Bostridge is a model of Handelian style and sensitivity here. Absolutely fab!

Anthony Rolf Johnson makes a pretty good stab at it too!


----------



## MAS (Apr 15, 2015)

I reluctantly give it to Bostridge despite the weird acoustic and the awful “original instruments,” which I detest for their ugly sounds. As Woodduck says, Bostridge brings something more to the table.

Ferrier is the wrong voice for me. I love McCormack, but not in this aria, which is one of my favorites.


----------



## ScottK (Dec 23, 2021)

Wow did I enjoy this!! Just gorgeous music and performances, really so beautiful.

Being familiar with the McCormack I decided to go backwards and started with Bostridge and found it the most beautiful thing I'd ever heard him sing. I'm a fan but haven't really heard that much. And on this it has to be acknowledged that the orchestra gets star billing as well but it was just luxurious sound from beginning to end.
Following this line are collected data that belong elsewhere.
diff --git a/rnn-speech_amd/csrc/gemm_skinny.hip b/rnn-speech_amd/csrc/gemm_skinny.hip
--- a/rnn-speech_amd/csrc/gemm_skinny.hip
+++ b/rnn-speech_amd/csrc/gemm_skinny.hip
@@ -1,48 +1,8 @@
 #include "common.h"
+#include "gemm_skinny_k.h"
 #include <string.h>
 
 namespace amdspeech {
-
-typedef __amdgpu_buffer_rsrc_t sk_rsrc_t;
-typedef unsigned sk_u32x4 __attribute__((ext_vector_type(4)));
-
-struct SkinnyArgs {
-    const float* A; const float* B; float* C; const float* bias;
-    int M, N, K, lda, ldb, ldc, accumulate;
-};
-
-constexpr unsigned SK_OOB = 0x80000000u;
-
-__device__ __forceinline__ f32x4 sk_load4(sk_rsrc_t rs, unsigned byte_off) {
-    const sk_u32x4 w = __builtin_amdgcn_raw_buffer_load_b128(rs, byte_off, 0, 0);
-    f32x4 r;
-    r.x = __uint_as_float(w.x); r.y = __uint_as_float(w.y); r.z = __uint_as_float(w.z); r.w = __uint_as_float(w.w);
-    return r;
-}
-__device__ __forceinline__ float sk_load1(sk_rsrc_t rs, unsigned byte_off) {
-    return __uint_as_float(__builtin_amdgcn_raw_buffer_load_b32(rs, byte_off, 0, 0));
-}
-
-struct SkinnyOut {
-    sk_rsrc_t c, c_in, bias;
-    __device__ __forceinline__ void init(const SkinnyArgs& g) {
-        const unsigned cbytes = (unsigned)(((size_t)(g.M - 1) * g.ldc + g.N) * 4);
-        c = __builtin_amdgcn_make_buffer_rsrc(g.C, 0, cbytes, 0x00020000);
-        c_in = __builtin_amdgcn_make_buffer_rsrc(g.C, 0, g.accumulate ? cbytes : 0u, 0x00020000);
-        bias = __builtin_amdgcn_make_buffer_rsrc(const_cast<float*>(g.bias), 0, g.bias != nullptr ? (unsigned)g.N * 4u : 0u, 0x00020000);
-    }
-    __device__ __forceinline__ unsigned offset(const SkinnyArgs& g, int row, int n) const {
-        return (row < g.M && n < g.N) ? (unsigned)((size_t)row * g.ldc + n) * 4u : SK_OOB;
-    }
-    __device__ __forceinline__ f32x4 addend(const SkinnyArgs& g, unsigned off, int n) const {
-        return sk_load4(bias, n < g.N ? (unsigned)n * 4u : SK_OOB) + sk_load4(c_in, off);
-    }
-    __device__ __forceinline__ void store(unsigned off, f32x4 v) const {
-        sk_u32x4 w;
-        w.x = __float_as_uint(v.x); w.y = __float_as_uint(v.y); w.z = __float_as_uint(v.z); w.w = __float_as_uint(v.w);
-        __builtin_amdgcn_raw_buffer_store_b128(w, c, off, 0, 0);
-    }
-};
 
 template <int NT>
 __global__ __launch_bounds__(256) void gemm_skinny_n_kernel(SkinnyArgs g) {
@@ -133,85 +93,8 @@
 
 template <int KT, bool B_KC>
 __global__ __launch_bounds__(256) void gemm_skinny_k_kernel(SkinnyArgs g) {
-    const int tid = threadIdx.x, w = tid >> 6, lane = tid & 63, m = lane & 15, kg = lane >> 4;
-    const int row0 = blockIdx.x * 128 + w * 32;
-    const sk_rsrc_t ra = __builtin_amdgcn_make_buffer_rsrc(const_cast<float*>(g.A), 0, (unsigned)(((size_t)(g.M - 1) * g.lda + g.K) * 4), 0x00020000);
-    const size_t b_extent = B_KC ? (size_t)(g.N - 1) * g.ldb + g.K : (size_t)(g.K - 1) * g.ldb + g.N;
-    const sk_rsrc_t rb = __builtin_amdgcn_make_buffer_rsrc(const_cast<float*>(g.B), 0, (unsigned)(b_extent * 4), 0x00020000);
-    SkinnyOut out;
-    out.init(g);
-
-    f32x4 a[2][KT];
-#pragma unroll
-    for (int mt = 0; mt < 2; ++mt)
-#pragma unroll
-        for (int kt = 0; kt < KT; ++kt) {
-            const int row = row0 + mt * 16 + m, kk = 16 * kt + 4 * kg;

Then after the simple, un-prepossessing piano opening for Ferrier out comes that voice which must be one of the very most beautiful low female voices in the history of opera. Unfailingly beautiful and musical from beginning to end. Then, despite the fame, and with full knowledge that the recordings of the time simply could not have captured the true beauty of the voice Mccormack simply could not compete for sonic splendor. Of course the beauty of the line and the crystal clear words were all there.

So after all that, it would seem to be a reasonably tough call but I didn't find it that at all. For impact on me the other two could not compete with Bostridge. He alone made me go back and listen a second time and phrase after phrase was filled with extremely personal expression, making the singer come alive while maintaining the propulsion of the musical line...(and a worthy discussion...how is it that the line can be maintained when the voice comes to a stop within...but it can!). The line that Bartoli famously crosses over in terms of expression was safely maintained. The ornaments at the end were judicious and, I thought, exquisite!. My one complaint....the use of pauses was at times dramatically long and I thought too long, losing the feeling of the breath that should properly time them. Ferrier and McCormack sounded uninvolved comparatively, gorgeous as their singing was.


----------



## Woodduck (Mar 17, 2014)

marlow said:


> Bostridge is a model of Handelian style and sensitivity here. Absolutely fab!
> 
> Anthony Rolf Johnson makes a pretty good stab at it too!


I find Johnson doesn't come close to Bostridge. He sounds pleasantly anonymous and bland to me. There's hardly any variety in his articulation of either words or music, and no sense of spontaneity. The "B" section provides no real contrast, and the textbook embellishments in the da capo don't create the sense of freshness that is their only reason fo being. Bostridge finds dynamic subtleties and expressive articulations of words that would make his recap interesting and meaningful even if he didn't embellish at all.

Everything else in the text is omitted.